A Mongrel Named Jock
Jock of the Bushveld, Kruger National Park, South Africa.
Sometime in the 1880s a young and green — and it must be said naive — Percy FitzPatrick tried his luck at the diggings, lost all he had, and resorted to driving a transport wagon and lost all again. It was near the base of Ship Mountain, in clear sight of today's Jock Safari Lodge, that he became the master of a mongrel runt he named Jock. Their adventures together are the subject of South Africa's best-loved children's book Jock of the Bushveld that has been in publication since first printed in 1907, which he wrote for "the little people" at the insistence of his good friend Rudyard Kipling.
To give an idea of what life was like back then in 1885, FitzPatrick sets the scene: "We travelled light on most occasions, and, except for some tea and a very little bit of flour and salt, tools no food; we lived on what we shot and of course kept a 'Hunters Pot'. 'Hunters Pot' is a perpetual stew; you make one stew and keep it going as long as necessary, maintaining a full pot by adding to it as fast as you take any out; scraps of everything go in; any kind of meat — buck, bird, pig, hare — and if you have such luxuries as onions or potatoes, so much the better...When allowed to cool it sets like brawn, and a hungry hunter wants nothing better. "FitzPatrick lost all his oxen while taking a shortcut through an area ridden with tsetse flies, but went on to make his fortune on the gold diggings around Barberton and later on Johannesburg's Witwatersrand gold fields.
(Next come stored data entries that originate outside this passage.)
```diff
+            __hip_atomic_fetch_add(&s_left[trow], part, __ATOMIC_RELAXED, __HIP_MEMORY_SCOPE_WORKGROUP);
+            __hip_atomic_fetch_or(&s_rowb[PB_CELLS], 1u << trow, __ATOMIC_RELAXED, __HIP_MEMORY_SCOPE_WORKGROUP);
+            kf = sl.k0;
+        }
+        for (int k = kf; k <= kl; ++k) {
+            int ca, cb;
+            tile_cols(k, ca, cb);
+            const int cell_c0 = k * TC + x_first;
+            const bool whole = record_whole(ra.x0i, ra.n, ca, cb);
+            const int ne = whole ? record_count_whole(ra.x0i - cell_c0, ra.n) : record_count(ra.x0i, ra.n, ca, cb, cell_c0);
+            if (ne == 0) continue;
+            const int ci = bl * sl.nk + (k - sl.k0);
+            const int pos = __hip_atomic_fetch_add(&s_cnt[ci], ne, __ATOMIC_RELAXED, __HIP_MEMORY_SCOPE_WORKGROUP);
+            const int first = s_pos[ci];
+            const bool fits = !(first < 0 || pos + ne > s_plan_n[ci]);
+            TileAdd* dst = adds + ((size_t)first + pos);
+            auto put = [&](int tc, int len, double val) {
+                if (fits) store_add(dst, add_where(trow, tc, len), val);
+                ++dst;
+            };
+            double part;
+            if (whole) {
+                record_walk_whole<true>(ra.x0i - cell_c0, ra.n, ra.v, put);
+                part = record_walk_whole<false>(0, ra.n, ra.v, put);
+            } else {
+                part = record_walk<true>(ra.x0i, ra.n, ra.v, ca, cb, cell_c0, put);
             }
+            __hip_atomic_fetch_add(&s_sum[ci * TR + trow], part, __ATOMIC_RELAXED, __HIP_MEMORY_SCOPE_WORKGROUP);
+            __hip_atomic_fetch_or(&s_rowb[ci], 1u << trow, __ATOMIC_RELAXED, __HIP_MEMORY_SCOPE_WORKGROUP);
         }
     };
     auto emit_row = [&](const RowAt& ra) {
@@ -1539,11 +1538,11 @@
         if (tid < n_cell) s_pos[tid] = room > 0 && s_ok ? s_base + (wave ? s_ptot[0] : 0) + excl : (int)0x80000000;
         pb_barrier();
         if (one_batch) {
-            for_rows(total, [&](const RowAt& ra) { count_row(ra, std::true_type{}); });
+            for_rows(total, store_row);
         } else {
             for (int eb = e_begin; eb < e_end; eb += PB_BATCH) {
                 const int tot = stage(eb);
-                for_rows(tot, [&](const RowAt& ra) { count_row(ra, std::true_type{}); });
+                for_rows(tot, store_row);
             }
         }
     } else
@@ -1551,8 +1550,8 @@
         total = stage(eb);
         PB_STAMP(1);
         n_rows += total;
-        if (PLANNED) for_rows(total, [&](const RowAt& ra) { count_row(ra, std::true_type{}); });
-        else for_rows(total, [&](const RowAt& ra) { count_row(ra, std::false_type{}); });
+        if (PLANNED) for_rows(total, store_row);
+        else for_rows(total, count_row);
     }
     if (stats && tid == 0 && n_rows > 0) atomicAdd(&bd->bseg_cursor, n_rows);
     if (guarding && __builtin_amdgcn_readfirstlane(wave) == 0) {
@@ -1605,7 +1604,9 @@
     {
         static_assert(TR <= 16, "k_path_build packs two TR-bit row masks into one word");
         constexpr unsigned long long GMASK = (1ull << TR) - 1ull;
-        const int g = tid / TR, row_l = tid & (TR - 1);
+        int tid_w = tid;
+        asm volatile("" : "+v"(tid_w));
+        const int g = tid_w / TR, row_l = tid_w & (TR - 1);
         const int shift = lane & ~(TR - 1);
         const int band = sl.band0 + g;
         const bool active = g < sl.nb && owns_band(own, band);
@@ -1614,7 +1615,7 @@
         int cursor = 0;
         bool mismatch = false;
         if (__ballot(active) != 0ull) {
-            const int idx = my_pidx;
+            const int idx = PLANNED ? s_pidx[g < PB_BANDS ? g : 0] : my_pidx;
             if (!PLANNED && active && row_l == 0) s_pidx[g] = idx;
             double run = sl.k0 > 0 ? s_left[row_l] : 0.0;
             unsigned had = sl.k0 > 0 ? s_rowb[PB_CELLS] : 0u;
```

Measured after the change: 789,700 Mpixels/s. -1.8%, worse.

He was subsequently knighted for his services to the new South African union in the aftermath of the Anglo-Boer War.
‘Jock’ Marks the Way
Showing Percy FitzPatrick and his dog at the Companies Office, Pretoria.
There are three Jock Waymarkers (named after the famous dog in the novel ‘Jock of the Bushveld’ by Sir James Percy FitzPatrick) in the Kruger National Park along the S114, a section of which was part of the Voortrekker or Delagoa Road trading route. The first is a little way beyond Pretoriuskop at Samarhole Spruit, or Ship Mountain Camp. The site itself is off the main road, and it's where, in 1885, the terrier Jess gave birth to a litter of six pups under a big tree. Among them was one runt that would have been put to death had not a young man named Percy FitzPatrick taken a shine to the little wretch and named it Jock. This is also where FitzPatrick and his party nearly lost their wagons and equipment in a runaway veld fire.
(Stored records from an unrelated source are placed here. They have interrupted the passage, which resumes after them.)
template <int C>
__global__ __launch_bounds__(256) void warp_fwd_kernel(const float* __restrict__ df, const float* __restrict__ img, const float* __restrict__ add,
                                                         float* __restrict__ out, int B, int Dg, int Hg, int Wg, int Di, int Hi, int Wi, int Cr) {
    const long Vg = (long)Dg * Hg * Wg, Vi = (long)Di * Hi * Wi;
    const long total = (long)B * Vg;
    const int nch = C > 0 ? C : Cr;
    for (long e = blockIdx.x * (long)blockDim.x + threadIdx.x; e < total; e += (long)gridDim.x * blockDim.x) {
        const long b = B == 1 ? 0 : e / Vg, v = e - b * Vg;
        const int vi = (int)v;
        const int x = vi % Wg, y = (vi / Wg) % Hg, z = vi / (Wg * Hg);
        const float* d = df + b * 3 * Vg + v;
        const Corner cz = sample_coord((float)z, d[0], Dg, Di);
        const Corner cy = sample_coord((float)y, d[Vg], Hg, Hi);
        const Corner cx = sample_coord((float)x, d[2 * Vg], Wg, Wi);
        const long o00 = ((long)cz.i0 * Hi + cy.i0) * Wi, o01 = ((long)cz.i0 * Hi + cy.i1) * Wi;
        const long o10 = ((long)cz.i1 * Hi + cy.i0) * Wi, o11 = ((long)cz.i1 * Hi + cy.i1) * Wi;
        const float wz0 = 1.f - cz.f, wy0 = 1.f - cy.f, wx0 = 1.f - cx.f;
        for (int c = 0; c < nch; ++c) {
            const float* s = img + (b * nch + c) * Vi;
            float val = wz0 * wy0 * wx0 * s[o00 + cx.i0] + wz0 * wy0 * cx.f * s[o00 + cx.i1] + wz0 * cy.f * wx0 * s[o01 + cx.i0] +
                        wz0 * cy.f * cx.f * s[o01 + cx.i1] + cz.f * wy0 * wx0 * s[o10 + cx.i0] + cz.f * wy0 * cx.f * s[o10 + cx.i1] +
                        cz.f * cy.f * wx0 * s[o11 + cx.i0] + cz.f * cy.f * cx.f * s[o11 + cx.i1];
            const long oi = (b * nch + c) * Vg + v;
            if (add != nullptr) val += add[oi];
            out[oi] = val;
        }
    }
}

template <bool GDF_ATOMIC>
__global__ __launch_bounds__(256) void warp_bwd_kernel(const float* __restrict__ df, const float* __restrict__ img, const float* __restrict__ gout,
                                                         float* __restrict__ gdf, float* __restrict__ gimg, int B, int Dg, int Hg, int Wg, int Di,
                                                         int Hi, int Wi, int nch) {
    const long Vg = (long)Dg * Hg * Wg, Vi = (long)Di * Hi * Wi;
    const long total = (long)B * Vg;
    for (long e = blockIdx.x * (long)blockDim.x + threadIdx.x; e < total; e += (long)gridDim.x * blockDim.x) {
        const long b = B == 1 ? 0 : e / Vg, v = e - b * Vg;
        const int vi = (int)v;
        const int x = vi % Wg, y = (vi / Wg) % Hg, z = vi / (Wg * Hg);
        const float* d = df + b * 3 * Vg + v;
        const Corner cz = sample_coord((float)z, d[0], Dg, Di);
        const Corner cy = sample_coord((float)y, d[Vg], Hg, Hi);
        const Corner cx = sample_coord((float)x, d[2 * Vg], Wg, Wi);
        const long o00 = ((long)cz.i0 * Hi + cy.i0) * Wi, o01 = ((long)cz.i0 * Hi + cy.i1) * Wi;
        const long o10 = ((long)cz.i1 * Hi + cy.i0) * Wi, o11 = ((long)cz.i1 * Hi + cy.i1) * Wi;
        const float wz0 = 1.f - cz.f, wy0 = 1.f - cy.f, wx0 = 1.f - cx.f;
        float gz = 0.f, gy = 0.f, gx = 0.f;
        for (int c = 0; c < nch; ++c) {
            const float g = gout[(b * nch + c) * Vg + v];
            const float* s = img + (b * nch + c) * Vi;
            const float s000 = s[o00 + cx.i0], s001 = s[o00 + cx.i1], s010 = s[o01 + cx.i0], s011 = s[o01 + cx.i1];
            const float s100 = s[o10 + cx.i0], s101 = s[o10 + cx.i1], s110 = s[o11 + cx.i0], s111 = s[o11 + cx.i1];
            gz += g * (wy0 * wx0 * (s100 - s000) + wy0 * cx.f * (s101 - s001) + cy.f * wx0 * (s110 - s010) + cy.f * cx.f * (s111 - s011));
            gy += g * (wz0 * wx0 * (s010 - s000) + wz0 * cx.f * (s011 - s001) + cz.f * wx0 * (s110 - s100) + cz.f * cx.f * (s111 - s101));
            gx += g * (wz0 * wy0 * (s001 - s000) + wz0 * cy.f * (s011 - s010) + cz.f * wy0 * (s101 - s100) + cz.f * cy.f * (s111 - s110));
            if (gimg != nullptr) {
                float* q = gimg + (b * nch + c) * Vi;
                atomicAdd(q + o00 + cx.i0, g * wz0 * wy0 * wx0);
                atomicAdd(q + o00 + cx.i1, g * wz0 * wy0 * cx.f);
                atomicAdd(q + o01 + cx.i0, g * wz0 * cy.f * wx0);
                atomicAdd(q + o01 + cx.i1, g * wz0 * cy.f * cx.f);
                atomicAdd(q + o10 + cx.i0, g * cz.f * wy0 * wx0);
                atomicAdd(q + o10 + cx.i1, g * cz.f * wy0 * cx.f);
                atomicAdd(q + o11 + cx.i0, g * cz.f * cy.f * wx0);
                atomicAdd(q + o11 + cx.i1, g * cz.f * cy.f * cx.f);
            }
        }
        if (gdf != nullptr) {
            float* q = gdf + b * 3 * Vg + v;
            if constexpr (GDF_ATOMIC) {
                atomicAdd(q, gz * cz.dscale);
                atomicAdd(q + Vg, gy * cy.dscale);
                atomicAdd(q + 2 * Vg, gx * cx.dscale);
            } else {
                q[0] = gz * cz.dscale;
                q[Vg] = gy * cy.dscale;
                q[2 * Vg] = gx * cx.dscale;
            }
        }
    }
}

template <int R>
__global__ __launch_bounds__(256) void vecint_bwd_tile_kernel(const float* __restrict__ cur, const float* __restrict__ gout, float* __restrict__ gp,
                                                                int B, int D, int H, int W, int ntz, int nty, int ntx) {
    constexpr int TZ_ = 4, TY_ = 8, TX_ = 8;
    constexpr int BZ = TZ_ + 2 * R, BY = TY_ + 2 * R, BX = TX_ + 2 * R, BV = BZ * BY * BX;
    __shared__ float box[3 * BV];
    const int tid = threadIdx.x;
    int t = blockIdx.x;
    const int tx_ = t % ntx; t /= ntx;
    const int ty_ = t % nty; t /= nty;
    const int tz_ = t % ntz;
    const int b = t / ntz;
    const int z0 = tz_ * TZ_, y0 = ty_ * TY_, x0 = tx_ * TX_;
    const long V = (long)D * H * W;
    for (int j = tid; j < 3 * BV; j += 256) box[j] = 0.f;
    __syncthreads();
    const int z = z0 + (tid >> 6), y = y0 + ((tid >> 3) & 7), x = x0 + (tid & 7);
    const bool valid = z < D && y < H && x < W;
    const long v = valid ? ((long)z * H + y) * W + x : 0;
    const float* d = cur + (long)b * 3 * V + v;
    const Corner cz = sample_coord((float)z, valid ? d[0] : 0.f, D, D);
    const Corner cy = sample_coord((float)y, valid ? d[V] : 0.f, H, H);
    const Corner cx = sample_coord((float)x, valid ? d[2 * V] : 0.f, W, W);
    const float wz0 = 1.f - cz.f, wy0 = 1.f - cy.f, wx0 = 1.f - cx.f;
    const long o00 = ((long)cz.i0 * H + cy.i0) * W, o01 = ((long)cz.i0 * H + cy.i1) * W;
    const long o10 = ((long)cz.i1 * H + cy.i0) * W, o11 = ((long)cz.i1 * H + cy.i1) * W;
    const int lz0 = cz.i0 - z0 + R, lz1 = cz.i1 - z0 + R, ly0 = cy.i0 - y0 + R, ly1 = cy.i1 - y0 + R, lx0 = cx.i0 - x0 + R, lx1 = cx.i1 - x0 + R;
    const bool inbox = valid && lz0 >= 0 && lz1 < BZ && ly0 >= 0 && ly1 < BY && lx0 >= 0 && lx1 < BX;
    const int key = inbox ? (((lz0 * 32 + lz1) * 32 + ly0) * 32 + ly1) : -1;
    const int key_l = __shfl_up(key, 1, 64), lx1_l = __shfl_up(lx1, 1, 64);
    const bool take = inbox && (tid & 7) != 0 && key_l == key && lx1_l == lx0;
    const int take_r = __shfl_down((int)take, 1, 64);
    const bool give = (tid & 7) != 7 && take_r != 0;
    const int row = (tid >> 3) & 7;
    const int ky0 = inbox ? ((lz0 * 32 + lz1) * 32 + lx0) : -1, ky1 = (inbox && !give) ? ((lz0 * 32 + lz1) * 32 + lx1) : -1;
    const int ky0_u = __shfl_up(ky0, 8, 64), ky1_u = __shfl_up(ky1, 8, 64), ly1_u = __shfl_up(ly1, 8, 64);
    const bool take_y0 = row != 0 && ky0 >= 0 && ky0_u == ky0 && ly1_u == ly0;
    const bool take_y1 = row != 0 && ky1 >= 0 && ky1_u == ky1 && ly1_u == ly0;
    const int ty0_d = __shfl_down((int)take_y0, 8, 64), ty1_d = __shfl_down((int)take_y1, 8, 64);
    const bool give_y0 = row != 7 && ty0_d != 0, give_y1 = row != 7 && ty1_d != 0;
    float gz = 0.f, gy = 0.f, gx = 0.f;
    float gid[3];
#pragma unroll
    for (int c = 0; c < 3; ++c) {
        const float g = valid ? gout[((long)b * 3 + c) * V + v] : 0.f;
        gid[c] = g;
        if (valid) {
            const float* s = cur + ((long)b * 3 + c) * V;
            const float s000 = s[o00 + cx.i0], s001 = s[o00 + cx.i1], s010 = s[o01 + cx.i0], s011 = s[o01 + cx.i1];
            const float s100 = s[o10 + cx.i0], s101 = s[o10 + cx.i1], s110 = s[o11 + cx.i0], s111 = s[o11 + cx.i1];
            gz += g * (wy0 * wx0 * (s100 - s000) + wy0 * cx.f * (s101 - s001) + cy.f * wx0 * (s110 - s010) + cy.f * cx.f * (s111 - s011));
            gy += g * (wz0 * wx0 * (s010 - s000) + wz0 * cx.f * (s011 - s001) + cz.f * wx0 * (s110 - s100) + cz.f * cx.f * (s111 - s101));
            gx += g * (wz0 * wy0 * (s001 - s000) + wz0 * cy.f * (s011 - s010) + cz.f * wy0 * (s101 - s100) + cz.f * cy.f * (s111 - s110));
        }
        float a000 = g * wz0 * wy0 * wx0, a010 = g * wz0 * cy.f * wx0, a100 = g * cz.f * wy0 * wx0, a110 = g * cz.f * cy.f * wx0;
        const float a001 = g * wz0 * wy0 * cx.f, a011 = g * wz0 * cy.f * cx.f, a101 = g * cz.f * wy0 * cx.f, a111 = g * cz.f * cy.f * cx.f;
        const float t00 = __shfl_up(a001, 1, 64), t01 = __shfl_up(a011, 1, 64), t10 = __shfl_up(a101, 1, 64), t11 = __shfl_up(a111, 1, 64);
        if (take) { a000 += t00; a010 += t01; a100 += t10; a110 += t11; }
        float b001 = a001, b101 = a101;
        const float u010 = __shfl_up(a010, 8, 64), u110 = __shfl_up(a110, 8, 64), u011 = __shfl_up(a011, 8, 64), u111 = __shfl_up(a111, 8, 64);
        if (take_y0) { a000 += u010; a100 += u110; }
        if (take_y1) { b001 += u011; b101 += u111; }
        if (inbox) {
            float* q = box + c * BV;
            const int p00 = (lz0 * BY + ly0) * BX, p01 = (lz0 * BY + ly1) * BX, p10 = (lz1 * BY + ly0) * BX, p11 = (lz1 * BY + ly1) * BX;
            atomicAdd(q + p00 + lx0, a000);
            atomicAdd(q + p10 + lx0, a100);
            if (!give_y0) {
                atomicAdd(q + p01 + lx0, a010);
                atomicAdd(q + p11 + lx0, a110);
            }
            if (!give) {
                atomicAdd(q + p00 + lx1, b001);
                atomicAdd(q + p10 + lx1, b101);
                if (!give_y1) {
                    atomicAdd(q + p01 + lx1, a011);
                    atomicAdd(q + p11 + lx1, a111);
                }
            }
        } else if (valid) {
            float* q = gp + ((long)b * 3 + c) * V;
            atomicAdd(q + o00 + cx.i0, a000);
            atomicAdd(q + o00 + cx.i1, a001);
            atomicAdd(q + o01 + cx.i0, a010);
            atomicAdd(q + o01 + cx.i1, a011);
            atomicAdd(q + o10 + cx.i0, a100);
            atomicAdd(q + o10 + cx.i1, a101);
            atomicAdd(q + o11 + cx.i0, a110);
            atomicAdd(q + o11 + cx.i1, a111);
        }
    }
    if (valid) {
        const int own = ((z - z0 + R) * BY + (y - y0 + R)) * BX + (x - x0 + R);
        atomicAdd(box + own, gid[0] + gz * cz.dscale);
        atomicAdd(box + BV + own, gid[1] + gy * cy.dscale);
        atomicAdd(box + 2 * BV + own, gid[2] + gx * cx.dscale);
    }
    __syncthreads();
    for (int j = tid; j < 3 * BV; j += 256) {
        const float val = box[j];
        if (val == 0.f) continue;
        const int c = j / BV, r = j - c * BV;
        const int gz_ = z0 - R + r / (BY * BX), gy_ = y0 - R + (r / BX) % BY, gx_ = x0 - R + r % BX;
        if (gz_ >= 0 && gz_ < D && gy_ >= 0 && gy_ < H && gx_ >= 0 && gx_ < W)
            atomicAdd(gp + ((long)b * 3 + c) * V + ((long)gz_ * H + gy_) * W + gx_, val);
    }
}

There is another waymarker where the H2-2 (Voortrekker Road) makes a T-junction with the S114. This is where the trading road turned north for a short distance before heading east again to Albasini's Trading Post near Lower Sabie (and from there into Mozambique). It was known as the Fihlamanzi Intersection, or 'hidden water' (now Fihlemanti). It was another favoured outspan because of the water close by.
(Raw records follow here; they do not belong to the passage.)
#pragma unroll 1
    for (int chunk = nchunks - 1; chunk >= 0; --chunk) {
        const uint32_t base = beg + (uint32_t)chunk * WAVE;
        const bool cur_reach = (pw & (cand_bits << quad)) == (IPACK_REACH0 << quad);
        uint64_t cand = __builtin_amdgcn_ballot_w64(cur_reach);
        const uint32_t cur_gid = (pw & 0xFFFFFFu) - row0;
        fetch(chunk > 0 ? base - WAVE : 0xFFFFFF00u, pw);
        const uint32_t idx0 = base - list0;
#pragma unroll 1
        while (cand != 0) {
            const int ncand = min(FS, (int)__popcll(cand));
            const int rank = __popcll(cand & gt_mask);
            const bool mine = cur_reach && ((cand >> lane) & 1ull) && rank < FS;
            __builtin_amdgcn_wave_barrier();
            if (mine) s_cgid[rank] = cur_gid;
            float4 rec_a = make_float4(0.f, 0.f, 0.f, 0.f), rec_b = rec_a;
            if (mine) {
                const size_t j = (size_t)base + lane;
                rec_a = irec[2 * j];
                rec_b = irec[2 * j + 1];
            }
            __builtin_amdgcn_wave_barrier();
#pragma unroll SR_BWD_STAGE_UNROLL
            for (int e = lane; e < ncand * PPR; e += WAVE) {
                const int row = e / PPR, pc = e - row * PPR;
                reinterpret_cast<float4*>(s_feat)[e] = featp4[(size_t)(__umul24(s_cgid[row], (uint32_t)CP4) + (uint32_t)((c0 >> 2) + pc))];
            }
            if (mine) {
                s_rec0[rank] = rec_a;
                s_rec1[rank] = rec_b;
            }
            __builtin_amdgcn_wave_barrier();
            auto process_pair = [&](int j0, int j1, bool has1, int r0, int r1, float qm0, float qm1) {
                const int r[2] = {r0, r1};
                float4 p[2], q[2];
                float dx[2], dy[2];
                for (int e = 0; e < 2; ++e) p[e] = s_rec0[r[e]], q[e] = s_rec1[r[e]];
                for (int e = 0; e < 2; ++e) dx[e] = p[e].x - fx, dy[e] = p[e].y - fy;
                const PairAlpha pa = pair_alpha(q[0], dx[0], dy[0], q[1], dx[1], dy[1]);
                const float al[2] = {pa.al0, pa.al1}, Gr[2] = {pa.G0, pa.G1};
                auto contributes = [&](int je, bool pass) { return (idx0 + (uint32_t)je < last) && pass; };
                const bool hit0 = contributes(j0, pa.pass0), hit1 = has1 && contributes(j1, pa.pass1);
                const float G[2] = {hit0 ? Gr[0] : 0.0f, hit1 ? Gr[1] : 0.0f};
                float qd[2] = {qm0, qm1};
                if (!DOTM) {
                    for (int e = 0; e < 2; ++e) qd[e] = AUX ? p[e].z * gD : 0.0f;
#pragma unroll
                    for (int ch = 0; ch < NC; ++ch) {
                        for (int e = 0; e < 2; ++e) qd[e] += s_feat[r[e] * NCP + ch] * g[ch];
                    }
                    qd[1] = has1 ? qd[1] : 0.0f;
                }
                float dA[2], w[2], E[2];
                uint32_t gi[2];
                walk_entry<ST>(T, A, hit0, al[0], qd[0], dA[0], w[0]);
                walk_entry<ST>(T, A, hit1, al[1], qd[1], dA[1], w[1]);
                for (int e = 0; e < 2; ++e) E[e] = G[e] * dA[e];
                for (int e = 0; e < 2; ++e) gi[e] = s_cgid[r[e]];
                if constexpr (KV > 0) {
                    float red[2 * KV];
#pragma unroll
                    for (int ch = 0; ch < NV; ++ch) {
                        for (int e = 0; e < 2; ++e) red[e * KV + ch] = w[e] * g[NM + ch];
                    }
                    if constexpr (!TM) {
                        for (int e = 0; e < 2; ++e) {
                            const float Ex = E[e] * dx[e], Ey = E[e] * dy[e];
                            red[e * KV + NV + 0] = Ex;
                            red[e * KV + NV + 1] = Ey;
                            red[e * KV + NV + 2] = Ex * dx[e];
                            red[e * KV + NV + 3] = Ex * dy[e];
                            red[e * KV + NV + 4] = Ey * dy[e];
                            red[e * KV + NV + 5] = E[e];
                        }
                    }
                    if constexpr (!XD && AUX) {
                        for (int e = 0; e < 2; ++e) red[e * KV + KV - 1] = w[e] * gD;
                    }
                    {
                        const float outv = wave_reduce_pack<2 * KV>(red, lane);
                        const uint32_t gid = slot_second ? gi[1] : gi[0];
                        if (slot_ok && (has1 || !slot_second)) rows.add(rows.index(gid, slot_stride, slot_off), outv);
                    }
                }
                if constexpr (MFMA) {
                    for (int e = 0; e < 2; ++e) s_w[lane * WS + nslot + e] = w[e];
                    if constexpr (TM) {
                        for (int e = 0; e < 2; ++e) s_e[lane * ES + (nslot - e0) + e] = E[e];
                    }
                    if (lane == 0) {
                        for (int e = 0; e < 2; ++e) s_gid[nslot + e] = gi[e];
                        if constexpr (TM) {
                            for (int e = 0; e < 2; ++e) s_emean[nslot + e] = make_float2(p[e].x, p[e].y);
                        }
                    }
                    nslot += has1 ? 2 : 1;
                    if constexpr (TM) {
                        if (nslot - e0 >= EG - 1 || nslot >= GROUP - 1) {
                            reduce_e(nslot - e0);
                            e0 = nslot;
                        }
                    }
                    if (nslot >= GROUP - 1) {
                        flush_panel(nslot);
                        nslot = 0;
                        e0 = 0;
                    }
                }
            };
            auto dot4 = [&](int slot4) -> f32x4 {
                const int k = lane & 3;
                const int srow = min(slot4 + k, ncand - 1);
                const float* fr = &s_feat[srow * NCP];
                const float zsel = reinterpret_cast<const float*>(&s_rec0[srow])[2];
                constexpr int CH = SR_BWD_DOT_CHAINS;
// ... 29 lines not shown
            for (int slot = 0; slot < ncand; slot += (DOTM ? 4 : 2)) {
                const bool has1 = slot + 1 < ncand, has2 = DOTM && slot + 2 < ncand, has3 = DOTM && slot + 3 < ncand;
                const int j0 = 63 - __builtin_clzll(cand);
                cand &= ~(1ull << j0);
                const int j1 = has1 ? 63 - __builtin_clzll(cand) : j0;
                if (has1) cand &= ~(1ull << j1);
                const int j2 = has2 ? 63 - __builtin_clzll(cand) : j1;
                if (has2) cand &= ~(1ull << j2);
                const int j3 = has3 ? 63 - __builtin_clzll(cand) : j2;
                if (has3) cand &= ~(1ull << j3);
                float qm[4] = {0.f, 0.f, 0.f, 0.f};
                if (DOTM) {
                    const f32x4 Q = dot4(slot);
                    qm[0] = Q[0]; qm[1] = Q[1]; qm[2] = Q[2]; qm[3] = Q[3];
                }
                process_pair(j0, j1, has1, slot, slot + 1, qm[0], qm[1]);
                if (has2) process_pair(j2, j3, has3, slot + 2, slot + 3, qm[2], qm[3]);
            }
        }
    }
    if constexpr (TM) { if (nslot - e0 > 0) reduce_e(nslot - e0); }
    if (MFMA && nslot > 0) flush_panel(nslot);
}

The final waymarker is located at a parking spot overlooking the drift of the Crocodile River on the Malelane-Crocodile Bridge road (S25). It was here that Jock, Percy FitzPatrick and his assistant (the herculean Jim Makokel) had their famous fight with a crocodile.
This specific spot is not mentioned in the book. However, it is a private safari lodge — the first private lodge established in the park — named in Jock's honour. There is a bronze statue of the dog, together with a regal sable antelope. It was the site of the park's original Jock Bushveld Camp, and the southern border of the private concession is along the old wagon route. In June 1892, the railway line between Pretoria and Lorenzo Marques reached Mbombela (Nelspruit).
After that, wagon transport declined and the transport route was used only occasionally, slowly falling into disuse and decline. FitzPatrick moved to the Witwatersrand and in time made his fortune there. Jock did not live to share his good fortunes, but you'll have to read the book to find out why.